Whoops, looks like httpDataUsage.dat, place-sqlite-wal, omni.ja and prefs.js behave particularly bad quite often. How bad is bad? For instance, one entry of httpDataUsage.dat performs about 100 seconds of IO operations (38 stat & 38 open), i.e. ~ 1.3 seconds per operation!

Now that we have a feeling of the outliers, let’s have a look at the aggregated picture. Say we are interested in those files most users hit (> 90%) and rank them by their third quartile:

Top 20 files most users hit
2. Top 20 files most users hit.

In general the total time spent doing IO is about 2 to 3 orders of magnitude lower than for the outliers.

But what happened to the add-ons? It turns out that the initial filtering we applied on our dataset removed most of them. Let’s rectify the situation by taking a dataset with the single hottest entry for each file, in terms of time, and aggregate the filenames by extension:

Top extensions with slow file operations.
3. Top extensions with slow file operations.

To keep track of some of the statistics presented here, mreid and myself prepared a  dashboard. Time to file some bugs!

Idle wakeups are evil

I have been spending some quality time with gdb tracking down timers firing during idle in Firefox, which turns out to be the main culprit for FF’s energy consumption. Wakeups are triggered either because a timer is fired or a process sleeping on a synchronisation variable is woken up. In fact the former can be reduced to the latter, since also the timer thread which executes the timer callbacks, blocks on a synchronisation variable.

Tracking down wakeups is nothing new and has been done in the past. Automating it on the other hand isn’t trivial without modifying heavily the sourcecode. I tried automating the process through a gdb script but it kept crashing randomly and when it didn’t FF got significantly slower so I gave up on that. There are some alternatives though, e.g. on Linux the perf subsystem can be exploited to track the following events:

  • the context switches (shced:sched_switch),
  • wakeups (sched:sched_wakeup),
  • and the C-states of the CPU (power:cpu_idle).

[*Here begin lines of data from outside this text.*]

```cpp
template <int NT, bool LOS, int KM = kMaxK, int KT = KM + 1, class Cfg>
HNS_DEV void cylinder_pass(const Cfg &c, int C, int K, const V3 &pos, const V3 &tp, const V3 &tpB, const float *cyl,
                           int bi[KM + 1], bool &any_block, bool &any_block1) {
    static_assert(KT >= 2 && KT <= KM + 1, "tracked keys");
    constexpr int kTrack = KT;
    uint32_t key[kTrack];
#pragma unroll
    for (int i = 0; i < kTrack; ++i) key[i] = 0x7F80000Fu;
    LosLine los = {}, los1 = {};
    if constexpr (LOS) los = d_los_setup(c, pos, tp);
    bool los_uncertain = false, los_uncertain1 = false;
    float mb0 = kInf, mt0 = kInf, mb1 = kInf, mt1 = kInf;
    any_block = false; any_block1 = false;
    if constexpr (LOS && NT == 2) los1 = d_los_setup(c, pos, tpB);
#pragma unroll 4
    for (int k = 0; k < C; ++k) {
        const float ccx = cyl[3 * k], ccy = cyl[3 * k + 1], ccz = cyl[3 * k + 2];
        const float ex = pos.x - ccx, ey = pos.y - ccy, ez = pos.z - ccz;
        if constexpr (LOS) any_block = d_los_cylinder_fast_acc(los, ccx, ccy, ccz, ex, ey, mb0, mt0) || any_block;
        if constexpr (LOS && NT == 2) any_block1 = d_los_cylinder_fast_acc(los1, ccx, ccy, ccz, ex, ey, mb1, mt1) || any_block1;
        const float d2 = HNS_FMA(ez, ez, HNS_FMA(ey, ey, ex * ex));
        uint32_t nk = (__float_as_uint(d2) & 0xFFFFFFF0u) | (uint32_t)k;
#pragma unroll
        for (int i = 0; i < kTrack; ++i) {
            uint32_t lo = min(key[i], nk);
            nk = max(key[i], nk);
            key[i] = lo;
        }
    }
    if constexpr (LOS) {
        los_uncertain = d_los_uncertain(los, mb0, mt0);
        if constexpr (NT == 2) los_uncertain1 = d_los_uncertain(los1, mb1, mt1);
        if (los_uncertain) any_block = d_blocked_exact(c, C, los, cyl);
        if (NT == 2 && los_uncertain1) any_block1 = d_blocked_exact(c, C, los1, cyl);
    }
    float bd[kTrack];
#pragma unroll
    for (int i = 0; i < kTrack; ++i) { bd[i] = __uint_as_float(key[i] & 0xFFFFFFF0u); bi[i] = (int)(key[i] & 15u); }
    bool order_safe = bd[0] > 1e-5f;
#pragma unroll
    for (int i = 0; i < kTrack - 1; ++i)
        if (i < K) order_safe = order_safe && (bd[i + 1] > bd[i] * 1.0000152587890625f);
    if (!order_safe) {
        if (!(__builtin_isfinite(pos.x) && __builtin_isfinite(pos.y) && __builtin_isfinite(pos.z))) {
#pragma unroll
            for (int i = 0; i < kTrack; ++i) bi[i] = i < C ? i : 0;
            return;
        }
#pragma unroll
        for (int i = 0; i < kTrack; ++i) { bd[i] = kInf; bi[i] = 0; }
        for (int k = 0; k < C; ++k) {
            float md = d_norm3(pos.x - cyl[3 * k], pos.y - cyl[3 * k + 1], pos.z - cyl[3 * k + 2]) - c.cylinder_size;
            if (md < bd[kTrack - 2]) {
                bd[kTrack - 2] = md; bi[kTrack - 2] = k;
#pragma unroll
                for (int i = kTrack - 2; i > 0; --i) {
                    if (bd[i] < bd[i - 1]) {
                        float td = bd[i]; bd[i] = bd[i - 1]; bd[i - 1] = td;
                        int ti = bi[i]; bi[i] = bi[i - 1]; bi[i - 1] = ti;
                    }
                }
            }
        }
    }
}

template <int A, int NT, bool STAGED = false, int PS = 13, int KM = kMaxK, class Cfg = hns_cfg>
HNS_DEV void agent_obs(const Cfg &c, int C, int K, int le, int a, const Rigid &s, const V3 &tp, const V3 &tpB, float progress,
                       const float *cyl, const float *sDS, float *gOth, float *sOCyl, float *gSelf, float *gState,
                       bool &blocked, bool &det, bool &blockedB, bool &detB, int knn_idx[KM], bool knn_masked[KM], bool st = true, bool st_oth = true,
                       float *gOCyl = nullptr, float *dist_out = nullptr, bool st_ocyl = true) {
    static_assert(!(STAGED && KM > kMaxK), "wide k-nearest selections are not staged");
    constexpr int SDW = NT == 2 ? 24 : HNS_SELF_DIM;
    const int lane = threadIdx.x & 63;
    float rtx = s.pos.x - tp.x, rty = s.pos.y - tp.y, rtz = s.pos.z - tp.z;
    float dist = d_norm3(rtx, rty, rtz);
    if (dist_out) *dist_out = dist;
    const float t = progress * c.inv_max_episode_length;
    V3 heading = d_quat_rot_x(s.q);
    V3 up = d_quat_rot_z(s.q, 1.0f);
    float4 v0 = make_float4(rtx, rty, rtz, s.q.w);
    float4 v1 = make_float4(s.q.x, s.q.y, s.q.z, s.lin.x);
    float4 v2 = make_float4(s.lin.y, s.lin.z, heading.x, heading.y);
    float4 v3 = make_float4(heading.z, up.x, up.y, up.z);
    float4 v4 = make_float4(t, t, t, t);
    float4 *so = reinterpret_cast<float4 *>(gSelf);
    if constexpr (!STAGED) {
        if (st) { so[0] = v0; so[1] = v1; so[2] = v2; so[3] = v3; so[4] = v4; }
        if (gState && st) {
            float4 *ss = reinterpret_cast<float4 *>(gState);
            ss[0] = v0; ss[1] = v1; ss[2] = v2; ss[3] = v3; ss[4] = v4;
        }
    }
    float dist1 = 0.0f;
    float4 v5 = make_float4(0, 0, 0, 0);
    if constexpr (NT == 2) {
        const float r1x = s.pos.x - tpB.x, r1y = s.pos.y - tpB.y, r1z = s.pos.z - tpB.z;
        dist1 = d_norm3(r1x, r1y, r1z);
        v5 = make_float4(r1x, r1y, r1z, 0.0f);
        if constexpr (!STAGED) {
            if (st) so[5] = v5;
            if (gState && st) reinterpret_cast<float4 *>(gState)[5] = v5;
        }
    }
    if constexpr (STAGED) {
        float row[SDW] = {v0.x, v0.y, v0.z, v0.w, v1.x, v1.y, v1.z, v1.w, v2.x, v2.y, v2.z, v2.w, v3.x, v3.y, v3.z, v3.w, v4.x, v4.y, v4.z, v4.w};
        if constexpr (NT == 2) { row[20] = v5.x; row[21] = v5.y; row[22] = v5.z; row[23] = v5.w; }
        if (st) wave_store_rows<SDW, slab_rows(A)>(sOCyl, gSelf - lane * SDW, row, lane);
        if (gState && st) wave_store_rows<SDW, slab_rows(A)>(sOCyl, gState - lane * SDW, row, lane);
    }
    if (A > 1) {
        float o[(A > 1 ? A - 1 : 1) * 3];
#pragma unroll
        for (int w = 0; w < A - 1; ++w) {
            const int j = w + (w >= a ? 1 : 0);
            const float *rj = sDS + (le * A + j) * PS;
            o[3 * w] = s.pos.x - rj[0]; o[3 * w + 1] = s.pos.y - rj[1]; o[3 * w + 2] = s.pos.z - rj[2];
        }
        if constexpr (STAGED) {
            if (st_oth) wave_store_rows<(A > 1 ? A - 1 : 1) * 3, slab_rows(A)>(sOCyl, gOth - lane * (A - 1) * 3, o, lane);
        } else if (!st_oth) {
        } else if ((((A - 1) * 3) & 1) == 0) {
            float2 *g2 = reinterpret_cast<float2 *>(gOth);
#pragma unroll
            for (int i = 0; i < (A - 1) * 3 / 2; ++i) g2[i] = make_float2(o[2 * i], o[2 * i + 1]);
        } else {
#pragma unroll
            for (int i = 0; i < (A - 1) * 3; ++i) gOth[i] = o[i];
        }
    }
    int bi[KM + 1];
    bool any_block, any_block1;
    cylinder_pass<NT, true, KM>(c, C, K, s.pos, tp, tpB, cyl, bi, any_block, any_block1);
    blocked = any_block;
    det = (dist < c.drone_detect_radius) && !blocked;
    if constexpr (NT == 2) {
        blockedB = any_block1;
        detB = (dist1 < c.drone_detect_radius) && !any_block1;
    }
    float *oc = KM > kMaxK ? gOCyl : sOCyl + (le * A + a) * K * 5;
    float krow[STAGED ? kMaxK * 5 : 1];
#pragma unroll
    for (int sidx = 0; sidx < KM; ++sidx) {
        if (sidx < K) {
            const float *cc = cyl + 3 * bi[sidx];
            bool masked = cc[2] < 0.0f;
            knn_idx[sidx] = bi[sidx];
            knn_masked[sidx] = masked;
            float *row = STAGED ? krow + sidx * 5 : oc + sidx * 5;
            const float mv = c.mask_value, ch = c.cylinder_height, cs = c.cylinder_size;
            row[0] = masked ? mv : s.pos.x - cc[0];
            row[1] = masked ? mv : s.pos.y - cc[1];
            row[2] = masked ? mv : s.pos.z - cc[2];
            row[3] = masked ? mv : ch;
            row[4] = masked ? mv : cs;
        }
    }
    if constexpr (STAGED) {
        if (st_ocyl) {
            if (K == 3) {
                float r[15];
#pragma unroll
                for (int i = 0; i < 15; ++i) r[i] = krow[i];
                wave_store_rows<15, slab_rows(A)>(sOCyl, gOCyl - lane * 15, r, lane);
            } else if (K == 4) {
                wave_store_rows<20, slab_rows(A)>(sOCyl, gOCyl - lane * 20, krow, lane);
            } else if (K == 2) {
                float r[10];
#pragma unroll
                for (int i = 0; i < 10; ++i) r[i] = krow[i];
                wave_store_rows<10, slab_rows(A)>(sOCyl, gOCyl - lane * 10, r, lane);
            } else {
                float r[5];
#pragma unroll
                for (int i = 0; i < 5; ++i) r[i] = krow[i];
                wave_store_rows<5, slab_rows(A)>(sOCyl, gOCyl - lane * 5, r, lane);
            }
        }
    }
}

}
```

By keeping track of the CPU C-states we know when the CPU is sleeping. The wakeup probe tells us when a specific thread is woken up, and by correlating it with the previous probe, it gives us the culprit that caused the CPU C-state to change. Finally, the context switch probe allows to retrieve a user-space callgraph of the thread woken up.

That’s an interesting approach and powertop does something similar but it turns out that to investigate wakeups we don’t really need that degree of accuracy. Instead of considering only the context switches caused by wakeups correlated to C-state changes, we can just consider all context switches. Some context switches will not be associated with C-state changes but this heuristic is still good enough on first approximation during an idle workload. On Linux the following command can be used to collect callgraphs of context switches:

perf record -e sched:sched_switch -R -c 1 -g -p $(pgrep firefox)

As shown in the example above, most of the times a context switch happens we are either in the BackgroundHangManager, in the Timer thread or nsSocketTransportService. Not all timers are created equal though and we would really like to know which timers are firing. Unfortunately since the specific timer callback is executed only after the context switch, there isn’t a simple way to get that sort of information through perf.

The linker comes to our rescue and by using dladdr we can simply retrieve the mangled name of a timer callback handler, which we can demangle and print with __cxa_demangle. This clearly works only if the callbacks are exported in the dynamic symbol table, which on OSX are by default whereas on Linux we have to recompile the codebase with the -export-dynamic linker flag.